The input —
+                                                             bf16* __restrict__ out16, const int dres_every) {
+    static_assert(MAXC == 3, "finish() spells out ln_bwd_dx_kernel<3>'s fused multiply-adds");
+    constexpr int H = 256 * MAXC;
+    const int lane = threadIdx.x & 63;
+    const int nwaves = gridDim.x * 4;
+    int row = blockIdx.x * 4 + __builtin_amdgcn_readfirstlane(threadIdx.x >> 6);
+    if (row >= rows) return;
+    f32x4 g4[MAXC];
+    LnBwdRow<MAXC, DY16, DRES> ra, rb;
+    auto load = [&](LnBwdRow<MAXC, DY16, DRES>& R, int r) {
+        R.load(r, lane, dy, dy_stride, x, x_stride, stats, dres, dres_stride, dres_every);
+    };
+    auto finish = [&](const LnBwdRow<MAXC, DY16, DRES>& R, int r) {
+#pragma clang fp contract(off)
+        const float mean = R.mean, rstd = R.rstd;
+        f32x4 xh[MAXC], gg[MAXC];
+        float s1 = 0.f, s2 = 0.f;
+#pragma unroll
+        for (int c = 0; c < MAXC; ++c) {
+            f32x4 d;
+            if (DY16) d = f32x4{(float)R.d16[c][0], (float)R.d16[c][1], (float)R.d16[c][2], (float)R.d16[c][3]};
+            else d = R.d32[c];
+#pragma unroll
+            for (int e = 0; e < 4; ++e) {
+                xh[c][e] = (R.x[c][e] - mean) * rstd;
+                gg[c][e] = d[e] * g4[c][e];
+                s1 += gg[c][e];
+                s2 += gg[c][e] * xh[c][e];
+            }
+        }
+        const float m1 = wave_sum(s1) / (float)H;
+        const float m2 = wave_sum(s2) / (float)H;
+#pragma unroll
+        for (int c = 0; c < MAXC; ++c) {
+            const int i = lane + c * 64;
+            f32x4 o;
+#pragma unroll
+            for (int e = 0; e < 4; ++e) {
+                const float t = gg[c][e] - m1;
+                o[e] = rstd * (c == 2 && e >= 2 ? t - xh[c][e] * m2 : __builtin_fmaf(-xh[c][e], m2, t));
+            }
+            if (DRES && R.add_r) o = o + R.r[c];
+            if (out32) *reinterpret_cast<f32x4*>(out32 + (size_t)r * out_stride + i * 4) = o;
+            if (out16) *reinterpret_cast<bf16x4*>(out16 + (size_t)r * H + i * 4) = cvt4(o);
+        }
+    };
+    load(ra, row);
+#pragma unroll
+    for (int c = 0; c < MAXC; ++c) g4[c] = *reinterpret_cast<const f32x4*>(gamma + (lane + c * 64) * 4);
+    for (;;) {
+        const int next = row + nwaves;
+        load(rb, next < rows ? next : row);
+        finish(ra, row);
+        if (next >= rows) return;
+        row = next;
+        __builtin_amdgcn_sched_barrier(0);
+        ra = rb;
+    }
+}
+
 __global__ __launch_bounds__(256) void ln_bwd_affine_kernel(const float* __restrict__ dy, const float* __restrict__ x,
                                                             const float* __restrict__ stats, int rows, int H,
                                                             float* __restrict__ dgamma, float* __restrict__ dbeta) {
@@ -185,6 +339,33 @@
 
 }
 
+static int ln_walk_grid(int rows, int* grid) {
+    int n_cu = 0;
+    if (fd_device_cus(&n_cu) != FEDDAT_OK) return FEDDAT_ELAUNCH;
+    const int need = (rows + 3) / 4, cap = n_cu * LN_WALK_BLOCKS_PER_CU;
+    *grid = need < cap ? need : cap;
+    return FEDDAT_OK;
+}
+
+static int ln_bwd_dx_walk(const void* dy_bf16, const float* dy_f32, long dy_stride, const float* x, long x_stride,
+                          const float* stats, const float* gamma, const float* dres, long dres_stride, int dres_every, int rows,
+                          float* out_f32, long out_stride, void* out_bf16, hipStream_t stream) {
+    int grid;
+    if (ln_walk_grid(rows, &grid) != FEDDAT_OK) return FEDDAT_ELAUNCH;
+    const void* dy = dy_bf16 ? dy_bf16 : (const void*)dy_f32;
+#define LN_WALK(DY16, DRES)                                                                                              \
+    hipLaunchKernelGGL((ln_bwd_dx_walk_kernel<3, DY16, DRES>), dim3(grid), dim3(256), 0, stream, dy, dy_stride, x, x_stride, \
+                       stats, gamma, dres, dres_stride, rows, out_f32, out_stride, (bf16*)out_bf16, dres_every)
+    const int mode = !dres ? 0 : dres_every ? 2 : 1;
+    if (dy_bf16) {
+        if (mode == 0) LN_WALK(true, 0); else if (mode == 1) LN_WALK(true, 1); else LN_WALK(true, 2);
+    } else {
+        if (mode == 0) LN_WALK(false, 0); else if (mode == 1) LN_WALK(false, 1); else LN_WALK(false, 2);
+    }
+#undef LN_WALK
+    FD_LAUNCH_RET();
+}
+
 extern "C" int feddat_layernorm_fwd(const float* x, long x_stride, const float* gamma, const float* beta, float eps,
                                     int rows, int H, void* y_bf16, float* y_f32, float* stats, hipStream_t stream) {
     FD_CHECK_ARG(x && gamma && beta && rows > 0 && H > 0 && H % 4 == 0 && H <= 2048 && x_stride % 4 == 0);
@@ -192,7 +373,12 @@
 #define LN_FWD(MC)                                                                                              \
     hipLaunchKernelGGL(ln_fwd_kernel<MC>, dim3((rows + 3) / 4), dim3(256), 0, stream, x, x_stride, gamma, beta, eps, \
                        rows, H, (bf16*)y_bf16, y_f32, stats)
-    if (H <= 768) LN_FWD(3); else if (H <= 1536) LN_FWD(6); else LN_FWD(8);
+    if (H == 768) {
+        int grid;
+        if (ln_walk_grid(rows, &grid) != FEDDAT_OK) return FEDDAT_ELAUNCH;
+        hipLaunchKernelGGL(ln_fwd_walk_kernel<3>, dim3(grid), dim3(256), 0, stream, x, x_stride, gamma, beta, eps, rows,
+                           (bf16*)y_bf16, y_f32, stats);
+    } else if (H <= 768) LN_FWD(3); else if (H <= 1536) LN_FWD(6); else LN_FWD(8);
 #undef LN_FWD
     FD_LAUNCH_RET();
 }
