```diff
+  static_assert(sizeof(sm) >= NWAVES * 16384 + BN * 8, "epilogue scratch");
+  char* smc = reinterpret_cast<char*>(&sm[0]);
+  float* sred = reinterpret_cast<float*>(smc + NWAVES * 16384);
+  if (p.stats) {
+    for (int i = tid; i < BN * 2; i += NT) sred[i] = 0.f;
+    __syncthreads();
+  }
+  const long mrow0 = (long)m0 + wm * (TM * 16);
+  const int hw = p.Ho * p.Wo;
+  const int b = p.stats ? m0 / hw : 0;
+  jg_epilogue_lds<T, TM, false>(
+      p, acc, smc + wave * 16384, lane, n0 + wn * WN, b,
+      [&](int lp) -> long { return mrow0 + lp; },
+      [&](int, long m) -> long { return m; },
+      [&](int, int, int) -> long { return 0L; },
+      [&](int nch, const float* s1, const float* s2) {
+#pragma unroll
+        for (int q = 0; q < 8; ++q) {
+          atomicAdd(&sred[(nch - n0 + q) * 2], s1[q]);
+          atomicAdd(&sred[(nch - n0 + q) * 2 + 1], s2[q]);
+        }
+      },
+      bias_pre);
+  if (p.stats) {
+    __syncthreads();
+    float* dst = p.stats + (((long)b * p.nslots + mt % p.nslots) * p.ldstats + n0) * 2;
+    const int live = (p.N - n0 < BN ? p.N - n0 : BN) * 2;
+    for (int i = tid; i < live; i += NT) atomicAdd(dst + i, sred[i]);
+  }
+}
+
+}
+
+bool jg_conv1x1_pipe_try(int dtype, const ConvP& p, int nbatch, hipStream_t st) {
+  const int mode = jg_tune(JG_TUNE_CONV1X1_PIPE);
+  if (mode == 0 || (dtype != JG_F16 && dtype != JG_BF16)) return false;
+  if (nbatch != 1 || p.R != 1 || p.S != 1 || p.pad != 0 || p.stride != 1 || p.H != p.Ho || p.W != p.Wo) return false;
+  if (p.out_f32 || p.reflect || p.x_up || p.y_pool || p.res_up || p.splitk > 1) return false;
+  if (p.Cin < 64 || p.Cin % 64 || p.N % 64 || p.M < C1P_BM || p.M % C1P_BM) return false;
+  if (p.ldx % 8 || p.ldw % 8 || p.ldy % 8 || (p.res && p.ldres % 8)) return false;
+  if (p.stats && (p.stats_mode != 0 || ((long)p.Ho * p.Wo) % C1P_BM)) return false;
+  if ((long)p.M * p.ldx >= (1L << 31) || (long)p.N * p.ldw >= (1L << 31)) return false;
+  const int tilesN = (p.N + C1P_BN - 1) / C1P_BN;
+  const long tiles = (long)(p.M / C1P_BM) * tilesN;
+  if (tiles >= (1L << 31)) return false;
+  if (mode == 1) {
+    if (tiles < 256 || 4 * p.N < 3 * tilesN * C1P_BN) return false;
+  }
+  jg_note_kernel("conv1x1_pipe_kernel<256x256,8 waves>");
+  if (dtype == JG_F16) hipLaunchKernelGGL((conv1x1_pipe_kernel<f16_t>), dim3((unsigned)tiles), dim3(C1P_NT), 0, st, p);
+  else hipLaunchKernelGGL((conv1x1_pipe_kernel<bf16_t>), dim3((unsigned)tiles), dim3(C1P_NT), 0, st, p);
+  return true;
+}
diff --git a/joligen_amd/csrc/conv_params.h b/joligen_amd/csrc/conv_params.h
--- a/joligen_amd/csrc/conv_params.h
+++ b/joligen_amd/csrc/conv_params.h
@@ -55,4 +55,5 @@
 bool jg_conv_halo_try(int dtype, const ConvP& p, int nbatch, hipStream_t st);
 bool jg_conv_p64_try(int dtype, const ConvP& p, int nbatch, hipStream_t st);
 bool jg_conv1x1_try(int dtype, const ConvP& p, int nbatch, hipStream_t st);
+bool jg_conv1x1_pipe_try(int dtype, const ConvP& p, int nbatch, hipStream_t st);
 bool jg_conv_kxk_try(int dtype, const ConvP& p, int nbatch, hipStream_t st);
diff --git a/joligen_amd/csrc/gemm_nt.hip b/joligen_amd/csrc/gemm_nt.hip
--- a/joligen_amd/csrc/gemm_nt.hip
+++ b/joligen_amd/csrc/gemm_nt.hip
@@ -498,6 +498,10 @@
     return JG_OK;
   }
   if (variant >= 6 && jg_conv_kxk_try(sizeof(T) == 2 && std::is_same<T, f16_t>::value ? JG_F16 : JG_BF16, p, nbatch, st)) {
+    JG_CHECK_LAUNCH();
+    return JG_OK;
+  }
+  if (variant >= 6 && jg_conv1x1_pipe_try(sizeof(T) == 2 && std::is_same<T, f16_t>::value ? JG_F16 : JG_BF16, p, nbatch, st)) {
     JG_CHECK_LAUNCH();
     return JG_OK;
   }
diff --git a/joligen_amd/csrc/gemm_tn.hip b/joligen_amd/csrc/gemm_tn.hip
--- a/joligen_amd/csrc/gemm_tn.hip
+++ b/joligen_amd/csrc/gemm_tn.hip
@@ -925,11 +925,14 @@
     dim3 grid(tiles, 1, a->nbatch * p.splitk);
     jg_note_kernel("wgrad_tn_big_kernel");
     const int bigmode = jg_tune(JG_TUNE_WGRAD_BIG);
+#ifdef JG_ABLATIONS
     if (bigmode == 11) { JG_DISPATCH_DTYPE(dtype, hipLaunchKernelGGL((wgrad_tn_big_kernel<T, true, 1>), grid, dim3(512), 0, (hipStream_t)stream, p);); }
     else if (bigmode == 12) { JG_DISPATCH_DTYPE(dtype, hipLaunchKernelGGL((wgrad_tn_big_kernel<T, true, 2>), grid, dim3(512), 0, (hipStream_t)stream, p);); }
     else if (bigmode == 14) { JG_DISPATCH_DTYPE(dtype, hipLaunchKernelGGL((wgrad_tn_big_kernel<T, true, 4>), grid, dim3(512), 0, (hipStream_t)stream, p);); }
     else if (bigmode == 13) { JG_DISPATCH_DTYPE(dtype, hipLaunchKernelGGL((wgrad_tn_big_kernel<T, true, 3>), grid, dim3(512), 0, (hipStream_t)stream, p);); }
-    else if (bigmode == 2) { JG_DISPATCH_DTYPE(dtype, hipLaunchKernelGGL((wgrad_tn_big_kernel<T, false>), grid, dim3(512), 0, (hipStream_t)stream, p);); }
+    else
+#endif
+    if (bigmode == 2) { JG_DISPATCH_DTYPE(dtype, hipLaunchKernelGGL((wgrad_tn_big_kernel<T, false>), grid, dim3(512), 0, (hipStream_t)stream, p);); }
     else { JG_DISPATCH_DTYPE(dtype, hipLaunchKernelGGL((wgrad_tn_big_kernel<T, true>), grid, dim3(512), 0, (hipStream_t)stream, p);); }
     JG_CHECK_LAUNCH();
     return JG_OK;
```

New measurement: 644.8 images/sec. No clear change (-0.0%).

Task details —
Find every line in the records that has the word "need". Copy those lines.

Answer to this exercise —
+    const int need = (rows + 3) / 4, cap = n_cu * LN_WALK_BLOCKS_PER_CU;
+    *grid = need < cap ? need : cap;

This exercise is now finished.